=== Exercise prompt ===
Please copy each line of the listing that includes the string "quad".

=== Exercise input ===
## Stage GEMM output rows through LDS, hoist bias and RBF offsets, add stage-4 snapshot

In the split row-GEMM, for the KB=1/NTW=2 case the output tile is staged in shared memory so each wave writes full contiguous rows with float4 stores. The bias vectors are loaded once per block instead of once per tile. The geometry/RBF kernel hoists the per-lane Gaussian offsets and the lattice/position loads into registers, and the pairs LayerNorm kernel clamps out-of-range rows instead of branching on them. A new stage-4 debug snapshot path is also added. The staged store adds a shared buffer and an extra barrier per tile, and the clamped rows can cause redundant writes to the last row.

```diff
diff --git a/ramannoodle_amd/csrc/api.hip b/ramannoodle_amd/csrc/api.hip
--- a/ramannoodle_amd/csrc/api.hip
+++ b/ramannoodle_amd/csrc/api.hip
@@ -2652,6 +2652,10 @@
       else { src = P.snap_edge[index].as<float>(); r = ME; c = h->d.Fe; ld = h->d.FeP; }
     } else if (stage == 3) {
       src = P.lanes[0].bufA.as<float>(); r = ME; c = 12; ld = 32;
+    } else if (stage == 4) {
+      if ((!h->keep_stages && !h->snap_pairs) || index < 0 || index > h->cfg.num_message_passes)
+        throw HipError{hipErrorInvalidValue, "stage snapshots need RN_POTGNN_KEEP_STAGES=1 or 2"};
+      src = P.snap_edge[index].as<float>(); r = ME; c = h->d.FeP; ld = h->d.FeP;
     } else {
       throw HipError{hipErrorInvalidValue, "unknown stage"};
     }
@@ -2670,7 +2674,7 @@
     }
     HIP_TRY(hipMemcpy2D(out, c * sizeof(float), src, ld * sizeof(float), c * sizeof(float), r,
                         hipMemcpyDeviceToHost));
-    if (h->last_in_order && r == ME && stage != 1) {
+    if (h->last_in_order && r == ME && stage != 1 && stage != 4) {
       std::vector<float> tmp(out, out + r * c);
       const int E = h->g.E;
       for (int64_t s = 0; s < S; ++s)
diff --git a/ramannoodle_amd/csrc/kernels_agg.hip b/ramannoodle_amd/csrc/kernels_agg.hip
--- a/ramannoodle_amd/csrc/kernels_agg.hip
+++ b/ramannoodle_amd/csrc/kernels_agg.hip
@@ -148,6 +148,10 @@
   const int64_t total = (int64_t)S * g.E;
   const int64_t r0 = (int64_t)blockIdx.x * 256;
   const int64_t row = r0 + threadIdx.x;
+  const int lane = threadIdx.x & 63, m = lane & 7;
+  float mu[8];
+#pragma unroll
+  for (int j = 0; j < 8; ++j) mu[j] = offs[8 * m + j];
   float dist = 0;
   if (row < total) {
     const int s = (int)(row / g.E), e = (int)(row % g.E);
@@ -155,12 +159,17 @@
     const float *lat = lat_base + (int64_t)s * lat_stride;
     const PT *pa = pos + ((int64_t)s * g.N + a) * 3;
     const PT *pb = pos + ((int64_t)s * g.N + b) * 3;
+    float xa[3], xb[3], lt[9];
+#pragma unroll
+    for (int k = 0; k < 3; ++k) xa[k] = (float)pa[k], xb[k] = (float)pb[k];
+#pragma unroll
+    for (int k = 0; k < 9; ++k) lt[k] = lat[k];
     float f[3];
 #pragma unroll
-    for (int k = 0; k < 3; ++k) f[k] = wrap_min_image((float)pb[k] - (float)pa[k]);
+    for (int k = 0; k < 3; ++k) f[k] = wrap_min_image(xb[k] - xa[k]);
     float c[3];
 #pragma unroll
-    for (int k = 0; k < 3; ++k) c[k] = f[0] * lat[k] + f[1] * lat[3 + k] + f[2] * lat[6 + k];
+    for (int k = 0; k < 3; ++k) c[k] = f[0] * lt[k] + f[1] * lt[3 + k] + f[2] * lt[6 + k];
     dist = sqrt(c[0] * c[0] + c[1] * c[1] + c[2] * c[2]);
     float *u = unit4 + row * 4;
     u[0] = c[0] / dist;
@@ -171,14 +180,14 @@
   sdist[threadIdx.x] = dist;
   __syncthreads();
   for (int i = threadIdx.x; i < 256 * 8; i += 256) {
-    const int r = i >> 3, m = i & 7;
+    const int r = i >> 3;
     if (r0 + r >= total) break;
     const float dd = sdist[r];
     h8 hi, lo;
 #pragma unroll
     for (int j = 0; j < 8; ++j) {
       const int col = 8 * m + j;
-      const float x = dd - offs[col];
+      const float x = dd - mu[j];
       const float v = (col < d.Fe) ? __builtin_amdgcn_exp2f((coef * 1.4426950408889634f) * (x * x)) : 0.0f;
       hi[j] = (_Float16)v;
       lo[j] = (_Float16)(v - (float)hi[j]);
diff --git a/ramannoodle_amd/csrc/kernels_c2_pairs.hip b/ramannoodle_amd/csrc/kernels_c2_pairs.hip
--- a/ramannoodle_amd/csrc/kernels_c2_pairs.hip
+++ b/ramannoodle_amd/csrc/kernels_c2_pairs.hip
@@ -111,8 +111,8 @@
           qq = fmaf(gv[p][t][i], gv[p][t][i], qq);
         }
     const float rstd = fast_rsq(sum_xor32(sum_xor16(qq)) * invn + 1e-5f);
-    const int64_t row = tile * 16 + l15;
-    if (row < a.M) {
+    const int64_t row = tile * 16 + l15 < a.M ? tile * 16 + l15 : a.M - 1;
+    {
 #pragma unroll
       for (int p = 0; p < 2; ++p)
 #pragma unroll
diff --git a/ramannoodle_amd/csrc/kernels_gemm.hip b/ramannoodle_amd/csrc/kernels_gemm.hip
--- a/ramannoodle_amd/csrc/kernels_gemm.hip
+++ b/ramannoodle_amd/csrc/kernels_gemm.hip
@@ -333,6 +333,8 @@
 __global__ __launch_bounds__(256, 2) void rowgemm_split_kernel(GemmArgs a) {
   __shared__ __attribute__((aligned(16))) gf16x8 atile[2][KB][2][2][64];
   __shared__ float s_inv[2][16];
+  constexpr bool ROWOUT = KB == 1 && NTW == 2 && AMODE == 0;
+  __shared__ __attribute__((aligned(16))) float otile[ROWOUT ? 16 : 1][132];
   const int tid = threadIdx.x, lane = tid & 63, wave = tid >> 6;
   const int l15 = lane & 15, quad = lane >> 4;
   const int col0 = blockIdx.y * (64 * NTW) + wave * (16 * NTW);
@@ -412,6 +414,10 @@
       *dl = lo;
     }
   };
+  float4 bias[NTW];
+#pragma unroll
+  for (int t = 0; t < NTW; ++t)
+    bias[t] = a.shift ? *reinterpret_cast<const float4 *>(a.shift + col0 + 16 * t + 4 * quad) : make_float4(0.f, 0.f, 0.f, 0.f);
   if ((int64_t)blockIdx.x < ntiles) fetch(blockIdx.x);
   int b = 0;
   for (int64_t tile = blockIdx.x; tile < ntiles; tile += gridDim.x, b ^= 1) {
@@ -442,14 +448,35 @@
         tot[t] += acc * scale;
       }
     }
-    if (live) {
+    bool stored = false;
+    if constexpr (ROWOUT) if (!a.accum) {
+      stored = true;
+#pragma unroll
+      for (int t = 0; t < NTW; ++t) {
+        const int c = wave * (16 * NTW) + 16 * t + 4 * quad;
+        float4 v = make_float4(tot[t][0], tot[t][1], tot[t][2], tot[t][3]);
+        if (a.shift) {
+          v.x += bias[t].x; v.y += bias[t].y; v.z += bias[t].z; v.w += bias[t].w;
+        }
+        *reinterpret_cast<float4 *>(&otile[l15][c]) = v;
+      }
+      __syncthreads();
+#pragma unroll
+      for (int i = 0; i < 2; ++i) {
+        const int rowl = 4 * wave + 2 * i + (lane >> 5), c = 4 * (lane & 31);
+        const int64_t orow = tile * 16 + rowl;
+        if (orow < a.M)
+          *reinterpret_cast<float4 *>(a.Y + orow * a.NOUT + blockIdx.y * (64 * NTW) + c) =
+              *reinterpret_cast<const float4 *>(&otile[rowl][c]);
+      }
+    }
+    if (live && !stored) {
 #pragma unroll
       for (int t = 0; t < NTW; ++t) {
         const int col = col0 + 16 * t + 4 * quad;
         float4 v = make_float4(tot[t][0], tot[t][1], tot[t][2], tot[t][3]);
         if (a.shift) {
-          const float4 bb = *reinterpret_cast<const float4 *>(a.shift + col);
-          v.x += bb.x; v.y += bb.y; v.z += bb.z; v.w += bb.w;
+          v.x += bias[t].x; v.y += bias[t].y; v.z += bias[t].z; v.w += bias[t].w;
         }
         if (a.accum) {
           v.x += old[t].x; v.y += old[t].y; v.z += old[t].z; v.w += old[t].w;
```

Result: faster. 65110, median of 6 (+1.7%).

=== Result of this exercise ===
   const int l15 = lane & 15, quad = lane >> 4;
+    bias[t] = a.shift ? *reinterpret_cast<const float4 *>(a.shift + col0 + 16 * t + 4 * quad) : make_float4(0.f, 0.f, 0.f, 0.f);
+        const int c = wave * (16 * NTW) + 16 * t + 4 * quad;
         const int col = col0 + 16 * t + 4 * quad;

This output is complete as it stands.